EXERCISE REQUIREMENTS: Can you return the records below exactly as they stand, but only from the first line through the one with "row * 1024;"?

━━ STUDY MATERIAL ━━

@@ -522,10 +539,14 @@
 #pragma unroll CAT_UNROLL
     for (int c = 0; c < NCAT; ++c) {
         if (FUSE) { if (chL) curL = X[c]; if (chR) curR = X[c]; }
-        if (lk == SK_CHERRY) load_cherry(curL, sdl, cl, cl2, c, q);
-        else if (lk == SK_PITCH) load_pitch<!FUSE>(curL, sdl, fLi, cl, cl2, cl3, c, q);
-        if (rk == SK_CHERRY) load_cherry(curR, sdr, cr, cr2, c, q);
-        else if (rk == SK_PITCH) { if (both_pitch) load_pitch<!FUSE>(curR, sdr, fRg, cr, cr2, cr3, c, q); else load_pitch<!FUSE>(curR, sdr, fLi, cr, cr2, cr3, c, q); }
+        if (lk == SK_CHERRY) load_cherry<TIPLDS>(curL, sdl, sTab, cl, cl2, c, q);
+        else if (lk == SK_PITCH) load_pitch<!FUSE, TIPLDS>(curL, sdl, fLi, sTab, cl, cl2, cl3, c, q);
+        if (rk == SK_CHERRY) { if (ldsR) load_cherry<true>(curR, sdr, sTab, cr, cr2, c, q); else load_cherry(curR, sdr, sTab, cr, cr2, c, q); }
+        else if (rk == SK_PITCH) {
+            if (both_pitch) load_pitch<!FUSE>(curR, sdr, fRg, sTab, cr, cr2, cr3, c, q);
+            else if (ldsR) load_pitch<!FUSE, true>(curR, sdr, fLi, sTab, cr, cr2, cr3, c, q);
+            else load_pitch<!FUSE>(curR, sdr, fLi, sTab, cr, cr2, cr3, c, q);
+        }
         if (mode >= MODE_EVALUATE) {
             if (DIRECT_IN && chL) contract_stream(fR + c * 25 * 16, curR, [&](int st, double y0, double y1) { site0 += X[c].v[st].x * y0; site1 += X[c].v[st].y * y1; });
             else if (DIRECT_IN && chR) contract_stream(fR + c * 25 * 16, X[c], [&](int st, double y0, double y1) { site0 += curL.v[st].x * y0; site1 += curL.v[st].y * y1; });
@@ -639,6 +660,42 @@
     dma_chunk(pl ? pl : pr, dst, wv, lane);
     dma_chunk(pr ? pr : pl, dst + PFRAG, (wv + 1) & 3, lane);
     if (inner != nullptr) dma_chunk(inner, dst + 2 * PFRAG, (wv + 2) & 3, lane);
+}
+
+__device__ __forceinline__ void dma_rows4(const double *src, double *lds, int row, int lane) {
+    const GLOBAL_AS char *s = (const GLOBAL_AS char *)src + row * 1024 + lane * 16;
+    __attribute__((address_space(3))) char *d = (__attribute__((address_space(3))) char *)lds + row * 1024;
+    __builtin_amdgcn_global_load_lds((const GLOBAL_AS void *)s, (__attribute__((address_space(3))) void *)d, 16, 0, 0);
+    __builtin_amdgcn_global_load_lds((const GLOBAL_AS void *)s, (__attribute__((address_space(3))) void *)d, 16, 1024, 0);
+    __builtin_amdgcn_global_load_lds((const GLOBAL_AS void *)s, (__attribute__((address_space(3))) void *)d, 16, 2048, 0);
+    __builtin_amdgcn_global_load_lds((const GLOBAL_AS void *)s, (__attribute__((address_space(3))) void *)d, 16, 3072, 0);
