+        if (lo + kInfCap >= ni_all) break;
+        __syncthreads();
+      }
     }
     __syncthreads();
     stamp(w, sm, 8);
+#pragma unroll
+    for (uint32_t j = 0; j < kW; ++j)
+      if (in[j] && rw[j] != recv0[j]) rwg[wi0 + j * B] = rw[j];
+    if (!large && tid < w.R) w.fcount[(size_t)tid * w.nfine + f] = sm.fc[tid];
+    stamp(w, sm, 9);
+    if (w.dbg && tid == 0) sm.stamp[sm.cls][0] += 1;
+    if (w.tstat) flush_counts(w, sm, acc_ni, L, (uint32_t)(((uint64_t)w.base + node0) >> w.tlog));
+  }
+  if (w.dbg && tid < 2 * kStampPhases) atomicAdd(&w.dbg[tid], (&sm.stamp[0][0])[tid]);
+  if (!w.tstat) flush_counts(w, sm, acc_ni, L, ~0u);
+}
+template <uint32_t B>
+__global__ __launch_bounds__(B, GS_RESOLVE_WAVES) void k_resolve(const WinState w, uint32_t t0, uint32_t L) {
+  resolve_body<B>(w, t0, L);
+}
+template <uint32_t B>
+__global__ __launch_bounds__(B, GS_RESOLVE_WAVES) void k_resolve_m(const WinState* __restrict__ ws, uint32_t L) {
+  resolve_body<B>(ws[blockIdx.y], 0u, L);
+}
+
+__device__ __forceinline__ void resolve_large_body(const WinState& w, uint32_t t0, uint32_t L) {
+  __shared__ LargeLds sm;
+  const uint32_t tid = threadIdx.x;
+  static_assert(kBitWords == kResolveBlock, "one bit word per thread");
+  static_assert(kWinMaxRing <= kResolveBlock && kMaxWindow * 4 <= kResolveBlock, "one ring slot, one counter per thread");
+  L = win_live(w, t0, L);
+  if (!L) return;
+  const uint32_t nl = w.lglist[0];
+  if (blockIdx.x >= nl) return;
+  if (tid < kMaxWindow * 4) (&sm.st[0][0])[tid] = 0;
+  uint32_t* rwg = (uint32_t*)w.recv;
+  uint32_t* cwg = (uint32_t*)w.crash;
+  for (uint32_t i = blockIdx.x; i < nl; i += gridDim.x) {
+    const uint32_t f = w.lglist[2 + i];
+    const uint32_t M = (uint32_t)w.ffill[f];
+    const uint32_t* gm = w.fmsg + w.fstart[f];
+    const uint64_t wi = ((uint64_t)(f << kFineLog) >> 5) + tid;
+    const bool in = wi < w.W * 2;
+    const uint32_t recv0 = in ? rwg[wi] : 0u, crash0 = in ? cwg[wi] : 0u;
+    uint4* c4 = reinterpret_cast<uint4*>(sm.cnt);
+    for (uint32_t q = tid; q < kFineNodes / 4; q += kResolveBlock) c4[q] = make_uint4(0, 0, 0, 0);
+    sm.recv[tid] = recv0;
+    sm.crash[tid] = crash0;
+    sm.nrecv[tid] = 0;
+    sm.ncrash[tid] = 0;
+    if (tid < w.R) sm.fc[tid] = w.fcount[(size_t)tid * w.nfine + f];
+    if (tid == 0) sm.err = 0;
+    __syncthreads();
+    for (uint32_t k = 0; k < L; ++k) resolve_tick(w, sm, f, gm, 0, M, k, t0 + k);
+    const uint32_t rw = sm.recv[tid] | sm.nrecv[tid], cw = sm.crash[tid] | sm.ncrash[tid];
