# TinyMPC/tinympc-matlab

Hardware: AMD Instinct MI355X
Metric: ADMM iterations/s, batched quadrotor nx=12 nu=4 N=50 (instance-iterations/s, whole job) (higher is better)
Workload: dtype f64

## Files before the change

### __graft_entry__.py

```python
from __future__ import annotations

import hashlib
import importlib.util
import os
import re
import shutil
import subprocess
import sys

ROOT = os.path.dirname(os.path.abspath(__file__))
if ROOT not in sys.path:
    sys.path.insert(0, ROOT)
PKG_DIR = os.path.join(ROOT, "tinympc-matlab_amd")
PKG_NAME = "tinympc_matlab_amd"
CSRC = os.path.join(PKG_DIR, "csrc")
HIP_LIB = os.path.join(PKG_DIR, "libtinympc_hip.so")
ORACLE_DIR = os.path.join(ROOT, "oracle")
REFERENCE_SRC = "/root/reference/src/codegen_src"

HIP_SOURCES = ["tinympc_kernels.hip", "tinympc_precompute_rows.hip", "tinympc_solve.hip", "tinympc_solve_b.hip", "tinympc_solve_fam.hip", "tinympc_solve_adapt.hip", "tinympc_imod_a.hip", "tinympc_ifam_a.hip", "tinympc_solve_c.hip", "tinympc_solve_d.hip", "tinympc_solve_dr.hip", "tinympc_lean_d.hip", "tinympc_lstart_d.hip", "tinympc_ltrim_d.hip", "tinympc_solve_dw.hip", "tinympc_solve_dx.hip", "tinympc_jit.hip", "tinympc_solve_m.hip", "tinympc_precompute_large.hip", "tinympc_handle.hip", "tinympc_plan.hip", "tinympc_session.hip", "tinympc_capi.hip",
               "tinympc_codegen.hip"]
HIP_LINTED = ["tinympc_precompute_rows.hip", "tinympc_solve.hip", "tinympc_solve_b.hip", "tinympc_solve_fam.hip", "tinympc_solve_adapt.hip", "tinympc_imod_a.hip", "tinympc_ifam_a.hip",
              "tinympc_solve_c.hip", "tinympc_solve_d.hip", "tinympc_solve_dr.hip", "tinympc_lean_d.hip", "tinympc_lstart_d.hip", "tinympc_ltrim_d.hip", "tinympc_solve_dw.hip", "tinympc_solve_dx.hip"]
JIT_EMBEDDED = ["tinympc_device.h", "tinympc_sweep.h", "tinympc_fam_red.h", "tinympc_solve_d_chain.h", "tinympc_solve_dw_chain.h", "tinympc_solve_dx_chain.h",
                "tinympc_solve_e_common.h", "tinympc_solve_dwide.h", "tinympc_solve_d.hip", "tinympc_solve_dw.hip", "tinympc_solve_dx.hip", "tinympc_solve_e.hip",
                "tinympc_solve_f.hip"]
_ROCKET = ["-DTINY_JIT_NX=6", "-DTINY_JIT_NU=3", "-DTINY_JIT_N=100", "-DTINY_JIT_CT=0", "-DTINY_JIT_FAM=1"]
_ROCKET_FAM = ["-DTINY_JIT_E_NROUND=1", "-DTINY_JIT_E_NCONE=2", "-DTINY_JIT_E_CONES={0,0,2},{0,6,8}", "-DTINY_JIT_E_NLX=1", "-DTINY_JIT_E_NLU=0"]
HIP_BUILTINS = [
    ("k_builtin_e_rocket100", "tinympc_solve_e.hip",
     _ROCKET + ["-DTINY_JIT_E_WPG=8", "-DTINY_JIT_E_WPS=2", "-DTINY_JIT_E_S=13"] + _ROCKET_FAM +
     ["-DTINY_JIT_E_GC_LDS=0", "-DTINY_JIT_E_GL_LDS=0", "-DTINY_JIT_E_LX_LDS=0", "-DTINY_JIT_E_KFAM=1", "-DTINY_JIT_E_DREG=1"]),
    ("k_builtin_f_rocket100", "tinympc_solve_f.hip", _ROCKET + ["-DTINY_JIT_F_WPG=4", "-DTINY_JIT_F_S=7"] + _ROCKET_FAM + ["-DTINY_JIT_F_KFAM=1"]),
    ("k_builtin_f_rocket100_session", "tinympc_solve_f.hip", _ROCKET + ["-DTINY_JIT_F_WPG=4", "-DTINY_JIT_F_S=7"] + _ROCKET_FAM + ["-DTINY_JIT_F_KFAM=1", "-DTINY_JIT_F_SESSION=1"]),
]
_NO_FAM = ["-DTINY_JIT_E_NROUND=0", "-DTINY_JIT_E_NCONE=0", "-DTINY_JIT_E_CONES={-1,0,0}", "-DTINY_JIT_E_NLX=0", "-DTINY_JIT_E_NLU=0"]
for _name, _nx, _nu, _N, _wpg, _S in (("cartpole20", 4, 1, 20, 2, 3), ("quadrotor50", 12, 4, 50, 4, 4)):
    for _suffix, _ct, _extra in (("", 1, []), ("_var", 0, []), ("_session", 0, ["-DTINY_JIT_F_SESSION=1"])):
        HIP_BUILTINS.append(("k_builtin_f_%s%s" % (_name, _suffix), "tinympc_solve_f.hip",
                             ["-DTINY_JIT_NX=%d" % _nx, "-DTINY_JIT_NU=%d" % _nu, "-DTINY_JIT_N=%d" % _N, "-DTINY_JIT_CT=%d" % _ct, "-DTINY_JIT_FAM=0",
                              "-DTINY_JIT_F_WPG=%d" % _wpg, "-DTINY_JIT_F_S=%d" % _S] + _NO_FAM + _extra))
HIP_BUILTINS_D = [("k_builtin_d_quadrotor50_models", "tinympc_solve_d.hip",
                   ["-DTINY_JIT_NX=12", "-DTINY_JIT_NU=4", "-DTINY_JIT_N=50", "-DTINY_JIT_VREG=49", "-DTINY_JIT_WPS=1", "-DTINY_JIT_WPG=4",
                    "-DTINY_JIT_CT=1", "-DTINY_JIT_FAM=0", "-DTINY_JIT_ADAPT=0", "-DTINY_JIT_IMOD=1"])]
ALL_BUILTINS = HIP_BUILTINS + HIP_BUILTINS_D
BUILD_DIR = os.path.join(ROOT, "build", "hip")
HIP_CFLAGS = ["--offload-arch=gfx950", "-O3", "-std=c++17", "-fPIC", "-fno-gpu-rdc",
              "-Wall", "-Wno-unused-function", "-I" + os.path.join(ROOT, "include"), "-I" + CSRC, "-I" + BUILD_DIR]
HIP_LDFLAGS = ["--offload-arch=gfx950", "-shared", "-fPIC", "-fno-gpu-rdc", "-lhiprtc"]


def load_package():
    if PKG_NAME in sys.modules:
        return sys.modules[PKG_NAME]
    spec = importlib.util.spec_from_file_location(
        PKG_NAME, os.path.join(PKG_DIR, "__init__.py"), submodule_search_locations=[PKG_DIR])
# ... 292 lines not shown
```

### tinympc-matlab_amd/csrc/tinympc_device.h

```cpp
#pragma once
#ifndef __HIPCC_RTC__
#include <hip/hip_runtime.h>
#endif

namespace tinympc {

__host__ __device__ inline size_t ops_doubles(int W, int KT) { return (size_t)2 * W * KT + 3 * W; }

__host__ __device__ inline size_t table_rows(int N) { return (size_t)N + 2; }

constexpr int V_PAD = 4;
__host__ __device__ inline size_t v_rows(int N) { return (size_t)N + 1 + 2 * V_PAD; }
__host__ __device__ inline size_t tables_doubles(int W, int N) { return 3 * table_rows(N) * W + W; }

#if defined(__HIPCC__) || defined(__HIPCC_RTC__)
__device__ __forceinline__ void host_store(double *p, double v) { __hip_atomic_store(p, v, __ATOMIC_RELAXED, __HIP_MEMORY_SCOPE_SYSTEM); }
#endif

struct PrecomputeParams {
    int nx, nu;
    union { double rho; const double *rho_sys; };
    const double *A, *B, *fdyn, *Qd, *Rd;
    double *Kinf, *Pinf, *Quu_inv, *AmBKt, *APf, *BPf;
    int *info;
// ... 267 lines not shown
    double *rho_inst;
    int batch;
    double rho;
    double *mail;
};
hipError_t launch_setup_init(const SetupInitParams &p, hipStream_t stream);
hipError_t launch_fill_bounds(double *xmin, double *xmax, size_t X, double *umin, double *umax, size_t U, double inf, hipStream_t stream);
hipError_t launch_reset_stats(int *istats, double *dstats, double *rho_inst, int batch, double rho, hipStream_t stream);
size_t lqr_scratch_doubles(int nx, int nu);
size_t precompute_large_scratch_doubles(int nx, int nu);
hipError_t launch_precompute_large(const PrecomputeParams &p, hipStream_t stream);
hipError_t launch_build_operators(const OperatorParams &p, hipStream_t stream);
hipError_t launch_build_tables(const TableParams &p, hipStream_t stream);
hipError_t launch_store_inst_refs(const InstRefStoreParams &p, hipStream_t stream);
hipError_t launch_build_inst_tables(const InstTableParams &p, hipStream_t stream);
hipError_t launch_fill_inst_models(const InstModelFillParams &p, hipStream_t stream);
hipError_t launch_store_inst_diag(const InstDiagParams &p, hipStream_t stream);
hipError_t launch_check_positive(const double *v, int n, int *flag, hipStream_t stream);
hipError_t launch_build_inst_lin(const InstLinParams &p, hipStream_t stream);
hipError_t launch_check_inst_lin(const InstLinParams &p, int *flag, hipStream_t stream);
hipError_t launch_check_ref_steps(const int *steps, int n, int delta, int *flag, hipStream_t stream);
hipError_t launch_advance_ref_steps(int *steps, int n, int delta, hipStream_t stream);
enum class SolveExt { Box, Families, Adaptive, InstRefs, InstBounds, InstModels, InstFamilies };
hipError_t launch_solve_a(const SolveParams &p, SolveExt ext, int W, int KT, size_t lds_bytes, hipStream_t stream);
hipError_t launch_solve_b(const SolveParams &p, int W, int KT, size_t lds_bytes, hipStream_t stream);
size_t solve_b_lds_bytes(int nx, int nu, int N, int W);
constexpr int WAVES_PER_GROUP_B = 4;
bool solve_d_supported(int nx, int nu, int N, bool const_tables);
hipError_t launch_solve_d(const SolveParams &p, hipStream_t stream);
hipError_t launch_solve_d_refill(const SolveParams &p, hipStream_t stream);
hipError_t launch_solve_d_lean(const SolveParams &p, hipStream_t stream);
hipError_t launch_solve_d_lean_start(const SolveParams &p, hipStream_t stream);
hipError_t launch_solve_d_lean_trim(const SolveParams &p, hipStream_t stream);
int solve_d_workgroups(int nu, int N, bool const_tables, int groups);
size_t solve_d_lds_bytes(int nu, int N, bool const_tables);
int solve_d_resident_workgroups(int wpg);
int solve_d_wavefronts_per_workgroup(int nu, int N, bool const_tables);
bool solve_dw_supported(int nx, int nu, int N, bool const_tables);
hipError_t launch_solve_dw(const SolveParams &p, hipStream_t stream);
int solve_dw_workgroups(int nu, int N, int groups);
size_t solve_dw_lds_bytes(int nu, int N);
bool solve_dx_supported(int nx, int nu, int N, bool const_tables);
hipError_t launch_solve_dx(const SolveParams &p, hipStream_t stream);
int solve_dx_workgroups(int nu, int N, int groups);
size_t solve_dx_lds_bytes(int nu, int N);
hipError_t launch_solve_c(const SolveParams &p, int W, int KT, size_t lds_bytes, hipStream_t stream);
hipError_t launch_build_chunk_tables(const ChunkTableParams &p, hipStream_t stream);
size_t f_input_table_doubles(int nu, int S);
hipError_t launch_build_f_input_tables(const ChunkTableParams &p, hipStream_t stream);
void chunk_plan(int N, int *S, int *C, int *Lc);
size_t solve_c_lds_bytes(int nx, int Lc);
size_t solve_c_lds_bytes_refs(int nx, int nu, int N, int Lc);
size_t chunk_table_doubles(int nx, int Lc);
int chunk_ks(int nx);
hipError_t launch_build_adapt(const AdaptTableParams &p, hipStream_t stream);
inline hipError_t ensure_dynamic_lds(const void *fn, size_t bytes, size_t (&cache)[16]) {
    int dev = 0;
    hipError_t e = hipGetDevice(&dev);
    if (e != hipSuccess) return e;
    if (dev >= 0 && dev < 16 && cache[dev] >= bytes) return hipSuccess;
    e = hipFuncSetAttribute(fn, hipFuncAttributeMaxDynamicSharedMemorySize, (int)bytes);
    if (e == hipSuccess && dev >= 0 && dev < 16) cache[dev] = bytes;
    return e;
}

bool solve_m_supported(int nx, int nu);
// ... 32 lines not shown
```

### tinympc-matlab_amd/csrc/tinympc_plan.hip

```cpp
#include <cstring>
#include "tinympc_handle.h"

using namespace tinympc;
using namespace tinympc::host;

namespace {

void arm_completion_flag(tinympc_solver *s, SolveParams &p) {
    if (!p.host_sol) return;
    s->session_seq += 1;
    p.host_seq = (double)s->session_seq;
    s->flag_pending = true;
}

void decide_layout_d_variants(tinympc_solver *s) {
    if (!s->layout_d) return;
    if (s->d_varying < 0 && !s->tables_const()) {
        if (s->W == 16 && !s->d_jit && solve_d_supported(s->nx, s->nu, s->N, false)) {
            s->d_varying = 1;
        } else {
            s->d_varying_jit = solve_jit_supported(s->W, s->nx, s->nu, s->N, false);
            s->d_varying = s->d_varying_jit ? 1 : 0;
        }
    }
// ... 212 lines not shown
    const bool ct = s->tables_const();
    long resident;
    if (jit) resident = solve_jit_resident_wavefronts(s->W, s->nx, s->nu, s->N, ct);
    else {
        const int wpg = solve_d_wavefronts_per_workgroup(s->nu, s->N, ct);
        resident = (long)solve_d_resident_workgroups(wpg) * wpg;
    }
    const bool reachable = s->st.abs_pri_tol > 0.0 && s->st.abs_dua_tol > 0.0;
    if ((long)s->groups <= resident) return false;
    if (!reachable && mode != 1) return false;
    return !jit || solve_jit_refill_supported(s->W, s->nx, s->nu, s->N, ct);
}
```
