template <int M, int Q, bool kWriteIdx, bool kCand = false>
__device__ __forceinline__ int ws_select_body(const WsProb& P, int b, WsState* S, int* __restrict__ wsidx,
                                              int* __restrict__ wsprev, double eps, int max_outer, const WsAux& X,
                                              int* shi, int* binfo, int* hist, unsigned* bm, int* widx,
                                              const WsCand& C = WsCand{nullptr, nullptr, nullptr, 0}) {
  const int nprev = S->nprev;
  const int tid = threadIdx.x;
  const int lane = tid & 63, wave = tid >> 6;
  const int L = kCand ? C.ncand : P.l;
  const int t0 = wave * 64 * M + lane;
  const long long c0 = __builtin_amdgcn_s_memtime();
  const unsigned long long gku = X.gkey[2 * b], gkl = X.gkey[2 * b + 1];
  const double Gmax = gku ? f64_from_okey(gku) : -kWsInf;
  const double Gmax2 = gkl ? f64_from_okey(gkl) : -kWsInf;
  const double gap = Gmax + Gmax2;
  unsigned ku[M], kl[M];
  int nu = 0, nl = 0;
#pragma unroll
  for (int m = 0; m < M; ++m) {
    const int t = t0 + 64 * m;
    if (kCand) {
      ku[m] = t < L ? C.ku[(size_t)b * C.ncand + t] : 0u;
      kl[m] = t < L ? C.kl[(size_t)b * C.ncand + t] : 0u;
    } else {
      ku[m] = t < L ? __builtin_nontemporal_load(X.keys + P.aoff + t) : 0u;
      kl[m] = t < L ? __builtin_nontemporal_load(X.keys + X.n + P.aoff + t) : 0u;
    }
  }
#pragma unroll
  for (int m = 0; m < M; ++m) {
    nu += __popcll(__ballot(ku[m] != 0u));
    nl += __popcll(__ballot(kl[m] != 0u));
  }
  if (!kCand)
    for (int i = tid; i < 1024; i += kWsThreads) bm[i] = 0;
  int n_up;
  wave_base(nu | (nl << 16), shi, &n_up);
  const int n_low = n_up >> 16;
  n_up &= 0xFFFF;
  if (!(gap >= eps) || S->outer >= max_outer || n_up == 0 || n_low == 0) {
    if (tid == 0) { S->done = 1; S->gap = gap; S->nc = 0; S->nws = 0; }
    return -1;
  }
  if (tid == 0) { X.gkey[2 * b] = 0ull; X.gkey[2 * b + 1] = 0ull; }
  const int k_up = min(Q / 4, n_up), k_low = min(Q / 4, n_low);
  const long long c0a = __builtin_amdgcn_s_memtime();
  const int nnew = ws_pick_lists<M>(ku, kl, t0, k_up, k_low, shi, binfo, hist, [&](int i, int p) {
    if (kCand) {
      widx[i] = C.idx[(size_t)b * C.ncand + p];
    } else {
      widx[i] = p;
      atomicOr(&bm[p >> 5], 1u << (p & 31));
    }
  });
  const long long c0b = __builtin_amdgcn_s_memtime();
  const long long c0c = c0b;
  __syncthreads();
  const int pv = tid < nprev ? wsprev[(size_t)b * (Q / 2) + tid] : -1;
  bool again = false;
  if (pv >= 0) {
    if (kCand) {
      for (int w = 0; w < nnew; ++w) again |= widx[w] == pv;
    } else {
      again = (bm[pv >> 5] >> (pv & 31)) & 1u;
    }
  }
  const bool keep = pv >= 0 && !again;
  const unsigned long long kb = __ballot(keep);
  int ktot;
  const int kpos = nnew + wave_base(__popcll(kb), shi, &ktot) + __popcll(kb & lanes_below());
  if (keep) widx[kpos] = pv;
  __syncthreads();
  const int nws = nnew + ktot;
  for (int w = tid; w < nnew; w += kWsThreads) wsprev[(size_t)b * (Q / 2) + w] = widx[w];
  if (kWriteIdx)
    for (int w = tid; w < nws; w += kWsThreads) wsidx[(size_t)b * Q + w] = widx[w];
  const long long c1 = __builtin_amdgcn_s_memtime();
  if (tid == 0) {
    S->cyc_select += c1 - c0;
    S->cyc_p0 += c0a - c0;
    S->cyc_p1 += c0b - c0a;
    S->cyc_p2 += c0c - c0b;
    S->nws = nws;
    S->nprev = nnew;
    S->gap = gap;
  }
  return nws;
}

━━━

EXPECTED ANSWER:
@@ -522,10 +539,14 @@
 #pragma unroll CAT_UNROLL
     for (int c = 0; c < NCAT; ++c) {
         if (FUSE) { if (chL) curL = X[c]; if (chR) curR = X[c]; }
-        if (lk == SK_CHERRY) load_cherry(curL, sdl, cl, cl2, c, q);
-        else if (lk == SK_PITCH) load_pitch<!FUSE>(curL, sdl, fLi, cl, cl2, cl3, c, q);
-        if (rk == SK_CHERRY) load_cherry(curR, sdr, cr, cr2, c, q);
-        else if (rk == SK_PITCH) { if (both_pitch) load_pitch<!FUSE>(curR, sdr, fRg, cr, cr2, cr3, c, q); else load_pitch<!FUSE>(curR, sdr, fLi, cr, cr2, cr3, c, q); }
+        if (lk == SK_CHERRY) load_cherry<TIPLDS>(curL, sdl, sTab, cl, cl2, c, q);
+        else if (lk == SK_PITCH) load_pitch<!FUSE, TIPLDS>(curL, sdl, fLi, sTab, cl, cl2, cl3, c, q);
+        if (rk == SK_CHERRY) { if (ldsR) load_cherry<true>(curR, sdr, sTab, cr, cr2, c, q); else load_cherry(curR, sdr, sTab, cr, cr2, c, q); }
+        else if (rk == SK_PITCH) {
+            if (both_pitch) load_pitch<!FUSE>(curR, sdr, fRg, sTab, cr, cr2, cr3, c, q);
+            else if (ldsR) load_pitch<!FUSE, true>(curR, sdr, fLi, sTab, cr, cr2, cr3, c, q);
+            else load_pitch<!FUSE>(curR, sdr, fLi, sTab, cr, cr2, cr3, c, q);
+        }
         if (mode >= MODE_EVALUATE) {
             if (DIRECT_IN && chL) contract_stream(fR + c * 25 * 16, curR, [&](int st, double y0, double y1) { site0 += X[c].v[st].x * y0; site1 += X[c].v[st].y * y1; });
             else if (DIRECT_IN && chR) contract_stream(fR + c * 25 * 16, X[c], [&](int st, double y0, double y1) { site0 += curL.v[st].x * y0; site1 += curL.v[st].y * y1; });
@@ -639,6 +660,42 @@
     dma_chunk(pl ? pl : pr, dst, wv, lane);
     dma_chunk(pr ? pr : pl, dst + PFRAG, (wv + 1) & 3, lane);
     if (inner != nullptr) dma_chunk(inner, dst + 2 * PFRAG, (wv + 2) & 3, lane);
+}
+
+__device__ __forceinline__ void dma_rows4(const double *src, double *lds, int row, int lane) {
+    const GLOBAL_AS char *s = (const GLOBAL_AS char *)src + row * 1024 + lane * 16;
+    __attribute__((address_space(3))) char *d = (__attribute__((address_space(3))) char *)lds + row * 1024;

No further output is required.